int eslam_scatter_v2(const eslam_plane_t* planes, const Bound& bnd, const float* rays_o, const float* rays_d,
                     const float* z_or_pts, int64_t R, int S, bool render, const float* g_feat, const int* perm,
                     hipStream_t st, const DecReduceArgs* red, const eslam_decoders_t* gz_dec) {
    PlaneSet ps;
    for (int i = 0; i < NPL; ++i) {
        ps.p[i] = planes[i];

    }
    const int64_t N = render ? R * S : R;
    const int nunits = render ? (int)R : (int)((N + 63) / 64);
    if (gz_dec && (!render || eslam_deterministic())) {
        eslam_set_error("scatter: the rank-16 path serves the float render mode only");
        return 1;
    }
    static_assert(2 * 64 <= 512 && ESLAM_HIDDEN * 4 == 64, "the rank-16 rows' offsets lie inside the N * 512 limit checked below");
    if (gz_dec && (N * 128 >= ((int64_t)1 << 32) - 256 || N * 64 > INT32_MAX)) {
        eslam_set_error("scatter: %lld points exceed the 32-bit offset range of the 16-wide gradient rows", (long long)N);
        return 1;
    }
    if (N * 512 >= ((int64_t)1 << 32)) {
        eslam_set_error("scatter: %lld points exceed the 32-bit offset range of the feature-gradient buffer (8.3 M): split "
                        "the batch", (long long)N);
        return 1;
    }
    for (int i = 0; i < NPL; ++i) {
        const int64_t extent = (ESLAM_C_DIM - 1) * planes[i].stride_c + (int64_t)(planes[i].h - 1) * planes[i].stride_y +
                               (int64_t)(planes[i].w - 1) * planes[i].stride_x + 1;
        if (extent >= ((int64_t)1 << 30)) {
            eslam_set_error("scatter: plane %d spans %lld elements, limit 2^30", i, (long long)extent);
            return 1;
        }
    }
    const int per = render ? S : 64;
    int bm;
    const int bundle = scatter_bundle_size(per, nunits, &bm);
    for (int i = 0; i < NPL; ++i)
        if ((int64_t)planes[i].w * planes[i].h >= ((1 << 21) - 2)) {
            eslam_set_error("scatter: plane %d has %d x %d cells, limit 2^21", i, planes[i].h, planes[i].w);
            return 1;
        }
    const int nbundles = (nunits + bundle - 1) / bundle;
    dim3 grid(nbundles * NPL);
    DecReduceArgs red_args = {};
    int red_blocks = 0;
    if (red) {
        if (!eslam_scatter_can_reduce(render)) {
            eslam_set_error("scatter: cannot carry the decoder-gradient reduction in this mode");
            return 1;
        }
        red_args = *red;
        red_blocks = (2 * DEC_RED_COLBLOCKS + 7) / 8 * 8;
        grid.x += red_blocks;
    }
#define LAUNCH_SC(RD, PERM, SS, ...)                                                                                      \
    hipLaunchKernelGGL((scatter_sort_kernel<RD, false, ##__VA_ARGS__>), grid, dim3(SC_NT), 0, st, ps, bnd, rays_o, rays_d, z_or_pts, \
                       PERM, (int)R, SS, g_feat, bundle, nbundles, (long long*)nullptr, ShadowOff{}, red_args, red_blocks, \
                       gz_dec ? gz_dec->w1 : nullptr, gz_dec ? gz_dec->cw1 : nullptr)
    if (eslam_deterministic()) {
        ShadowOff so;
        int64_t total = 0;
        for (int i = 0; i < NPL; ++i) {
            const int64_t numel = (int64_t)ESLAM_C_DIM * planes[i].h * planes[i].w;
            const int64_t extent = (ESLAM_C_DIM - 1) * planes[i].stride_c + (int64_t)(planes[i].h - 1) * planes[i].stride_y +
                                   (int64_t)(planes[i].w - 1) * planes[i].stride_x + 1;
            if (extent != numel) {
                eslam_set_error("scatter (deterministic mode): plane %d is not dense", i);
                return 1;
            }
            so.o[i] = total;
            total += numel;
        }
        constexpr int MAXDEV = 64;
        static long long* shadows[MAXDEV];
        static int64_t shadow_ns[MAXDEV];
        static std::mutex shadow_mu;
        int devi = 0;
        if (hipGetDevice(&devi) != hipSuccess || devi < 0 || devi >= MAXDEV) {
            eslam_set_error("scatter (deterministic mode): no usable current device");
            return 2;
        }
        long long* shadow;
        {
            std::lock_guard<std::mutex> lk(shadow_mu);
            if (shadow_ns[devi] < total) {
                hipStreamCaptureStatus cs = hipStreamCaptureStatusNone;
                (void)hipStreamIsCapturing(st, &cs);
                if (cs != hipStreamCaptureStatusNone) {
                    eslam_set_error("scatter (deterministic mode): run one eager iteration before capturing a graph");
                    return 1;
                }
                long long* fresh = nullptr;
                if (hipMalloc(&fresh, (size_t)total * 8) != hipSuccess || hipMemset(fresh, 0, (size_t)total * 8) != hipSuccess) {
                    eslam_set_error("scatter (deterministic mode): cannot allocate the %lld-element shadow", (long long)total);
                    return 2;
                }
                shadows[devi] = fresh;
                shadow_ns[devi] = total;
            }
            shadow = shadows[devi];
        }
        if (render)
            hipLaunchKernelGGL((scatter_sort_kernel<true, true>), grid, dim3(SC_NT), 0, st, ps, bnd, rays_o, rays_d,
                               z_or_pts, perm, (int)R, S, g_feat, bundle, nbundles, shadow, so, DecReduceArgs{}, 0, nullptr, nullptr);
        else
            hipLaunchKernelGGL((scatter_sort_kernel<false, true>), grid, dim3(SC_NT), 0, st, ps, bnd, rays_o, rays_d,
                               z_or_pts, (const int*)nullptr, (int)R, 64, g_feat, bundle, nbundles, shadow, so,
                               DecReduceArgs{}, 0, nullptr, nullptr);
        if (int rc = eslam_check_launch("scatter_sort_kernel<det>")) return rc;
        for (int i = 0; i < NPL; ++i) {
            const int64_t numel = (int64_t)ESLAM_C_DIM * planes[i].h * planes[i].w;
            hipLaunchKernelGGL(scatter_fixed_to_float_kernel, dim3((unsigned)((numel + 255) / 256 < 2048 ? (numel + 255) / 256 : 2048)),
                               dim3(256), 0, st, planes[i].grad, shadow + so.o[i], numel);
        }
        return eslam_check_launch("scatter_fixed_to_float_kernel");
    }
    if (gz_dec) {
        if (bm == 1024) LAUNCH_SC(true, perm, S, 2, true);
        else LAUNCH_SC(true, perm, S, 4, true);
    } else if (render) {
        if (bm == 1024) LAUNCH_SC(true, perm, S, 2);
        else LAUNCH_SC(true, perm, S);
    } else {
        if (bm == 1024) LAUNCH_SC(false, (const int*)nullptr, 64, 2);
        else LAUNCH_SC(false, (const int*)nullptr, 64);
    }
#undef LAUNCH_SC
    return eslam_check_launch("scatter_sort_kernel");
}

### The problem
Using the entries above, return exactly the lines from the line with "#define LAUNCH_SC(RD, PERM, SS, ...)" to the line with "rays_d, z_or_pts, \", counting both of those lines.

### Exercise result
#define LAUNCH_SC(RD, PERM, SS, ...)                                                                                      \
    hipLaunchKernelGGL((scatter_sort_kernel<RD, false, ##__VA_ARGS__>), grid, dim3(SC_NT), 0, st, ps, bnd, rays_o, rays_d, z_or_pts, \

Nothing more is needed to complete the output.